# Static Text Grösse ändern,unsichtbar,sichtbar machen?



## Zeller (17. August 2005)

Hallöchen
Noch ein Problemchen.
Ich krieg es nicht hin in MFC mehreren Static Texten verschiedene Schriftgrössen zuzuordnen und diese Texte zu laufzeit sichtbar-unsichtbar zu setzen.
Hab schon mal bei codeguru und codeproject was gefunden, hat aber nicht klappen wollen. 

Danke für eure Hilfe


----------



## Tobias K. (17. August 2005)

moin


Mit SendMessage kannst du WindowsMessages an ein Fenster schicken, in C++ (MFC) ist ein Element (Static Text, Button, Edit Feld) genau das selbe wie ein Fenster.

Text setzen, lesen:
WM_SETTEXT, WM_GETTEXT

Zeigen, nich zeigen:
WM_SHOW, WM_HIDE

und und und.
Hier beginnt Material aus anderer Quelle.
template <bool F16>
__global__ void __launch_bounds__(512, 1) gemm_hpq_kernel(const HpGemmQ q) {
  extern __shared__ __attribute__((aligned(16))) char lds[];
  unsigned xcc;
  asm volatile("s_getreg_b32 %0, hwreg(HW_REG_XCC_ID)" : "=s"(xcc));
  xcc &= 7u;
  if ((q.xcd_skip >> xcc) & 1u) return;
  const unsigned allow = ~q.xcd_skip & 0xffu;
  const int nq = __builtin_popcount(allow);
  const int mine = __builtin_popcount(allow & ((1u << xcc) - 1u));
  int* next = reinterpret_cast<int*>(lds + 2 * HP_STAGE);
  const int total = q.unit_end[q.nprob - 1];
  for (int hop = 0; hop < nq; ++hop) {
    const int qi = (mine + hop) % nq;
    const int lo = (int)((long)total * qi / nq), hi = (int)((long)total * (qi + 1) / nq);
    while (true) {
      if (threadIdx.x == 0) {
        const int got = lo + (int)atomicAdd(q.counter + qi, 1u);
        *next = got;
        if (got < hi) atomicAdd(q.counter + 8, 1u);
      }
      __syncthreads();
      const int u = __builtin_amdgcn_readfirstlane(*next);
      __syncthreads();
      if (u >= hi) break;
      int pi = 0;
      while (u >= q.unit_end[pi]) ++pi;
      const HpGemmK& p = q.prob[pi];
      const int local = u - (pi ? q.unit_end[pi - 1] : 0);
      const int tn = local % p.tiles_n, z = (local / p.tiles_n) % p.splits, tm = local / (p.tiles_n * p.splits);
      hp_tile256<F16, true>(p, tn * p.tiles_m + tm, z, lds);
    }
  }
}

__global__ void hpq_check_kernel(unsigned* counter, unsigned total, unsigned* status) {
  if (counter[8] != total) {
    counter[9] = 1u;
    if (status) __hip_atomic_store(status, 2u, __ATOMIC_RELAXED, __HIP_MEMORY_SCOPE_AGENT);
  }
}

__global__ void __launch_bounds__(256) hp_splitk_reduce_kernel(const HpGemmK p) {
  const long total = (long)p.M * p.N;
  for (long i = (long)blockIdx.x * 256 + threadIdx.x; i < total; i += (long)gridDim.x * 256) {
    const int m = (int)(i / p.N), n = (int)(i % p.N);
    float s = 0.f;
    for (int z = 0; z < p.splits; ++z) s += p.slab[(long)z * total + i];
    if (p.bias) s += p.bias[n];
    const int mo = p.c_rowidx ? p.c_rowidx[m] : m;
    const long off = (long)(mo / p.c_div) * p.c_so + (long)(mo % p.c_div) * p.c_si + n;
    if (p.flags & RNNT_GEMM_ACCUM) s += p.C[off];
    p.C[off] = s;
  }
}

}

size_t hp_plane_bytes(int64_t rows, int64_t K) { return (size_t)rows * (size_t)ceil_div(K, 32) * 128; }

int hp_colmax(const float* x, int64_t rows, int64_t C, int64_t ld, uint32_t* amax, hipStream_t s) {
  RNNT_CHECK_HIP(hipMemsetAsync(amax, 0, (size_t)C * 4, s));
  if (rows == 0 || C == 0) return RNNT_OK;
  long chunks = ceil_div(2048, ceil_div(C, 256));
  if (chunks > ceil_div(rows, 64)) chunks = ceil_div(rows, 64);
  if (chunks < 1) chunks = 1;
  const long rpc = ceil_div(rows, chunks);
  ProfScope prof(RNNT_K_HP_SPLIT, 4.0 * (double)rows * (double)C, s);
  hipLaunchKernelGGL(hp_colmax_kernel, dim3((unsigned)ceil_div(C, 256), (unsigned)ceil_div(rows, rpc)), dim3(256), 0, s, x, (long)rows, (int)C,
                     (long)ld, rpc, amax);
  RNNT_CHECK_LAUNCH();
  return RNNT_OK;
}

int hp_split(const float* x, int64_t rows, int64_t K, int64_t ld, uint32_t* amax, void* planes, hipStream_t s, const int* rowidx) {
  if (rows == 0) return RNNT_OK;
  const long blocks = ceil_div(rows, 4);
  ProfScope prof(RNNT_K_HP_SPLIT, 8.0 * (double)rows * (double)K, s);
  hipLaunchKernelGGL(hp_split_kernel, dim3((unsigned)(blocks < 8192 ? blocks : 8192)), dim3(256), 0, s, x, (long)rows, (int)K, (long)ld, amax,
                     (char*)planes, rowidx);
  RNNT_CHECK_LAUNCH();
  return RNNT_OK;
}

int hp_split_t(const float* x, int64_t R, int64_t K, int64_t ld, int64_t Ksrc, int64_t shift, const uint32_t* amax, void* planes,
               hipStream_t s, const int* kidx) {
  if (R == 0 || K == 0) return RNNT_OK;
  ProfScope prof(RNNT_K_HP_SPLIT, 8.0 * (double)R * (double)K, s);
  hipLaunchKernelGGL(hp_split_t_kernel, dim3((unsigned)ceil_div(K, 32), (unsigned)ceil_div(R, 256)), dim3(256), 0, s, x, (int)R, (int)K, (long)ld,
                     (int)Ksrc, (int)shift, amax, (char*)planes, kidx);
  RNNT_CHECK_LAUNCH();
  return RNNT_OK;
}

int hp_split_both(const float* x, int64_t M, int64_t C, int64_t ld, const uint32_t* rowmax, const uint32_t* colmax, void* planes_rm,
                  void* planes_t, hipStream_t s, const int* rowidx) {
  if (M == 0 || C == 0) return RNNT_OK;
  ProfScope prof(RNNT_K_HP_SPLIT, 12.0 * (double)M * (double)C, s);
  hipLaunchKernelGGL(hp_split_both_kernel, dim3((unsigned)ceil_div(M, 32), (unsigned)ceil_div(C, 256)), dim3(256), 0, s, x, (int)M, (int)C, (long)ld,
                     rowmax, colmax, (char*)planes_rm, (char*)planes_t, rowidx);
  RNNT_CHECK_LAUNCH();
  return RNNT_OK;
}

struct HpGemmPlan {
  int tiles_m, tiles_n, group_m, splits, kt_per_split;
  size_t workspace_bytes_wanted;
};
static HpGemmPlan hp_gemm_plan(int64_t M, int64_t N, int64_t K, size_t workspace_bytes) {
  HpGemmPlan pl;
  pl.tiles_m = (int)ceil_div(M, HP_BM); pl.tiles_n = (int)ceil_div(N, HP_BN);
  const long tiles = (long)pl.tiles_m * pl.tiles_n;
  const long nkt = ceil_div(K, HP_BK);
  {
    static const int env_gm = getenv("RNNT_GEMM_HP_GROUP_M") ? atoi(getenv("RNNT_GEMM_HP_GROUP_M")) : -1;
    pl.group_m = env_gm >= 0 ? env_gm : (tiles >= 256 ? 8 : 4);
  }
  long want = 1;
  if (tiles < 192 && nkt >= 64) {
    want = ceil_div(256, tiles);
    if (want > nkt / 32) want = nkt / 32;
    if (want > 32) want = 32;
    if (want < 2) want = 1;
  }
  const size_t slab = (size_t)M * (size_t)N * 4;
  pl.workspace_bytes_wanted = want >= 2 ? (size_t)want * slab : 0;
  const size_t by_ws = workspace_bytes / slab;
  long splits = (size_t)want > by_ws ? (long)by_ws : want;
  if (splits < 2) splits = 1;
  pl.kt_per_split = (int)ceil_div(nkt, splits);
  pl.splits = (int)ceil_div(nkt, pl.kt_per_split);
  return pl;
}

size_t hp_gemm_workspace_bytes(int64_t M, int64_t N, int64_t K) { return hp_gemm_plan(M, N, K, 0).workspace_bytes_wanted; }

int hp_gemm(const void* A, const uint32_t* a_amax, const void* B, const uint32_t* b_amax, int64_t M, int64_t N, int64_t K, float* C,
            int64_t c_div, int64_t c_so, int64_t c_si, const float* bias, unsigned flags, void* workspace, size_t workspace_bytes,
            hipStream_t s, const int* a_rowidx, int64_t a_plane_rows, const int* c_rowidx) {
  RNNT_CHECK_ARG(A && B && C && a_amax && b_amax, "gemm_hp: null operand");
  RNNT_CHECK_ARG(!a_rowidx || a_plane_rows >= M, "gemm_hp: a gathered A operand needs the row count of its planes");
  RNNT_CHECK_ARG(M >= 1 && N >= 1 && K >= 1 && M < (1ll << 31) && N < (1ll << 31) && K < (1ll << 31), "gemm_hp: bad dims");
  RNNT_CHECK_ARG(c_div >= 1, "gemm_hp: c_div must be >= 1");
  RNNT_CHECK_ARG(((reinterpret_cast<uintptr_t>(A) | reinterpret_cast<uintptr_t>(B)) & 127) == 0, "gemm_hp: planes must be 128-byte aligned");
  HpGemmK k;
  k.M = (int)M; k.N = (int)N; k.nkt = (int)ceil_div(K, HP_BK);
  const size_t ab = hp_plane_bytes(a_rowidx ? a_plane_rows : M, K), bb = hp_plane_bytes(N, K);
  RNNT_CHECK_ARG(ab < (1ull << 32) && bb < (1ull << 32), "gemm_hp: an operand exceeds the 4 GB a buffer resource addresses");
  k.A = (const char*)A; k.a_pitch = (unsigned)k.nkt * 128u; k.a_bytes = (unsigned)ab;
  k.B = (const char*)B; k.b_pitch = (unsigned)k.nkt * 128u; k.b_bytes = (unsigned)bb;
  k.a_amax = a_amax; k.b_amax = b_amax;
  k.C = C; k.c_div = (int)(c_div > 0x7fffffff ? 0x7fffffff : c_div); k.c_so = c_so; k.c_si = c_si;
  k.bias = bias; k.flags = flags;
  k.a_rowidx = a_rowidx; k.c_rowidx = c_rowidx;
  const bool f16 = (flags & RNNT_GEMM_HP_F16) != 0u;
  const HpGemmPlan pl = hp_gemm_plan(M, N, K, workspace ? workspace_bytes : 0);
  k.tiles_m = pl.tiles_m; k.tiles_n = pl.tiles_n; k.group_m = pl.group_m;
  k.splits = pl.splits; k.kt_per_split = pl.kt_per_split;
  const int tiles = k.tiles_m * k.tiles_n, splits = k.splits;
  k.slab = (float*)workspace;
  if (f16) RNNT_CHECK_HIP(hipFuncSetAttribute((const void*)gemm_hp_kernel<true>, hipFuncAttributeMaxDynamicSharedMemorySize, 2 * HP_STAGE));
  else RNNT_CHECK_HIP(hipFuncSetAttribute((const void*)gemm_hp_kernel<false>, hipFuncAttributeMaxDynamicSharedMemorySize, 2 * HP_STAGE));
  {
    ProfScope prof(RNNT_K_GEMM_HP, 2.0 * (double)M * (double)N * (double)K, s);
    if (f16) hipLaunchKernelGGL(gemm_hp_kernel<true>, dim3(tiles, splits), dim3(512), 2 * HP_STAGE, s, k);
    else hipLaunchKernelGGL(gemm_hp_kernel<false>, dim3(tiles, splits), dim3(512), 2 * HP_STAGE, s, k);
    RNNT_CHECK_LAUNCH();
    if (splits > 1) {
      const long blocks = ceil_div((long)M * N, 256);
      hipLaunchKernelGGL(hp_splitk_reduce_kernel, dim3((unsigned)(blocks < 2048 ? blocks : 2048)), dim3(256), 0, s, k);
      RNNT_CHECK_LAUNCH();
    }
  }
  return RNNT_OK;
}

constexpr int HPQ_SPLIT_CAP = 8;
size_t hp_gemm_grouped_workspace_bytes(const int64_t* MN, int n) {
  size_t total = 0;
  for (int i = 0; i < n; ++i) total += align_up((size_t)HPQ_SPLIT_CAP * (size_t)MN[i] * 4, 256);
  return total;
}

int hp_gemm_grouped(const HpProblem* pr, int n, unsigned xcd_skip, unsigned* counter, void* workspace, size_t workspace_bytes,
                    hipStream_t s, unsigned* status) {
  RNNT_CHECK_ARG(pr && n >= 1 && n <= HPQ_MAX && counter, "gemm_hp grouped: 1..%d problems and a counter word", HPQ_MAX);
  RNNT_CHECK_ARG((xcd_skip & 0xffu) != 0xffu, "gemm_hp grouped: xcd_skip leaves no XCD");
  const bool f16 = (pr[0].flags & RNNT_GEMM_HP_F16) != 0u;
  for (int i = 1; i < n; ++i)
    RNNT_CHECK_ARG(((pr[i].flags & RNNT_GEMM_HP_F16) != 0u) == f16, "gemm_hp grouped: the problems of one launch share RNNT_GEMM_HP_F16");
  HpGemmQ q = {};
  q.nprob = n; q.xcd_skip = xcd_skip; q.counter = counter;
  int xcds = 0;
  for (int x = 0; x < 8; ++x) xcds += !((xcd_skip >> x) & 1u);
  const long workers = 32l * xcds;
  long total_kt = 0;
  double flops = 0.0;
  for (int i = 0; i < n; ++i) {
    const HpProblem& a = pr[i];
    RNNT_CHECK_ARG(a.A && a.B && a.C && a.a_amax && a.b_amax, "gemm_hp grouped: null operand (problem %d)", i);
    RNNT_CHECK_ARG(a.M >= 1 && a.N >= 1 && a.K >= 1 && a.M < (1ll << 31) && a.N < (1ll << 31) && a.K < (1ll << 31) && a.ldc >= a.N,
                   "gemm_hp grouped: bad dims (problem %d)", i);
    RNNT_CHECK_ARG(((reinterpret_cast<uintptr_t>(a.A) | reinterpret_cast<uintptr_t>(a.B)) & 127) == 0, "gemm_hp grouped: planes must be 128-byte aligned");
    HpGemmK& k = q.prob[i];
    k.M = (int)a.M; k.N = (int)a.N; k.nkt = (int)ceil_div(a.K, HP_BK);
    const size_t ab = hp_plane_bytes(a.M, a.K), bb = hp_plane_bytes(a.N, a.K);
    RNNT_CHECK_ARG(ab < (1ull << 32) && bb < (1ull << 32), "gemm_hp grouped: an operand exceeds the 4 GB a buffer resource addresses");
// ... 11 lines not shown
  if (chunk < 32) chunk = 32;
  size_t off = 0;
  int units = 0;
  for (int i = 0; i < n; ++i) {
    HpGemmK& k = q.prob[i];
    long splits = ceil_div(k.nkt, chunk);
    if (splits > HPQ_SPLIT_CAP) splits = HPQ_SPLIT_CAP;
    const size_t per = (size_t)k.M * k.N * 4;
    while (splits > 1 && (!workspace || off + align_up((size_t)splits * per, 256) > workspace_bytes)) --splits;
    k.kt_per_split = (int)ceil_div(k.nkt, splits);
    k.splits = (int)ceil_div(k.nkt, k.kt_per_split);
    k.slab = k.splits > 1 ? reinterpret_cast<float*>((char*)workspace + off) : nullptr;
    if (k.splits > 1) off += align_up((size_t)k.splits * per, 256);
    units += k.tiles_m * k.tiles_n * k.splits;
    q.unit_end[i] = units;
  }
  RNNT_CHECK_HIP(hipMemsetAsync(counter, 0, 64, s));
  const int lds = 2 * HP_STAGE + 16;
  const void* qk = f16 ? (const void*)gemm_hpq_kernel<true> : (const void*)gemm_hpq_kernel<false>;
  RNNT_CHECK_HIP(hipFuncSetAttribute(qk, hipFuncAttributeMaxDynamicSharedMemorySize, lds));
  {
    ProfScope prof(RNNT_K_GEMM_HP, flops, s);
    int cus = 0, dev = 0;
    if (hipGetDevice(&dev) != hipSuccess || hipDeviceGetAttribute(&cus, hipDeviceAttributeMultiprocessorCount, dev) != hipSuccess || cus < 8) cus = 256;
    const dim3 grid(!xcd_skip && units < cus ? units : cus);
    if (f16) hipLaunchKernelGGL(gemm_hpq_kernel<true>, grid, dim3(512), lds, s, q);
    else hipLaunchKernelGGL(gemm_hpq_kernel<false>, grid, dim3(512), lds, s, q);
    RNNT_CHECK_LAUNCH();
    hipLaunchKernelGGL(hpq_check_kernel, dim3(1), dim3(1), 0, s, counter, (unsigned)units, status);
    RNNT_CHECK_LAUNCH();
    for (int i = 0; i < n; ++i)
      if (q.prob[i].splits > 1) {
        const long blocks = ceil_div((long)q.prob[i].M * q.prob[i].N, 256);
        hipLaunchKernelGGL(hp_splitk_reduce_kernel, dim3((unsigned)(blocks < 2048 ? blocks : 2048)), dim3(256), 0, s, q.prob[i]);
        RNNT_CHECK_LAUNCH();
      }
  }
  return RNNT_OK;
}

}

Kannst ja mal in der MSDN gucken was es da so alles gibt.


mfg
umbrasaxum


----------



## MCoder (18. August 2005)

Vergib an deine Static-Controls ein eindeutige ID (also nicht IDC_STATIC, wie defaultmäßig verwendet) und weise mit dem Klassenassistenten eine Member-Variable, z.B. "m_staticTextXY", zu. Außerdem benötigst du noch eine Membervariable für den neuen Font, z.b: "CFont m_fontTextXY;"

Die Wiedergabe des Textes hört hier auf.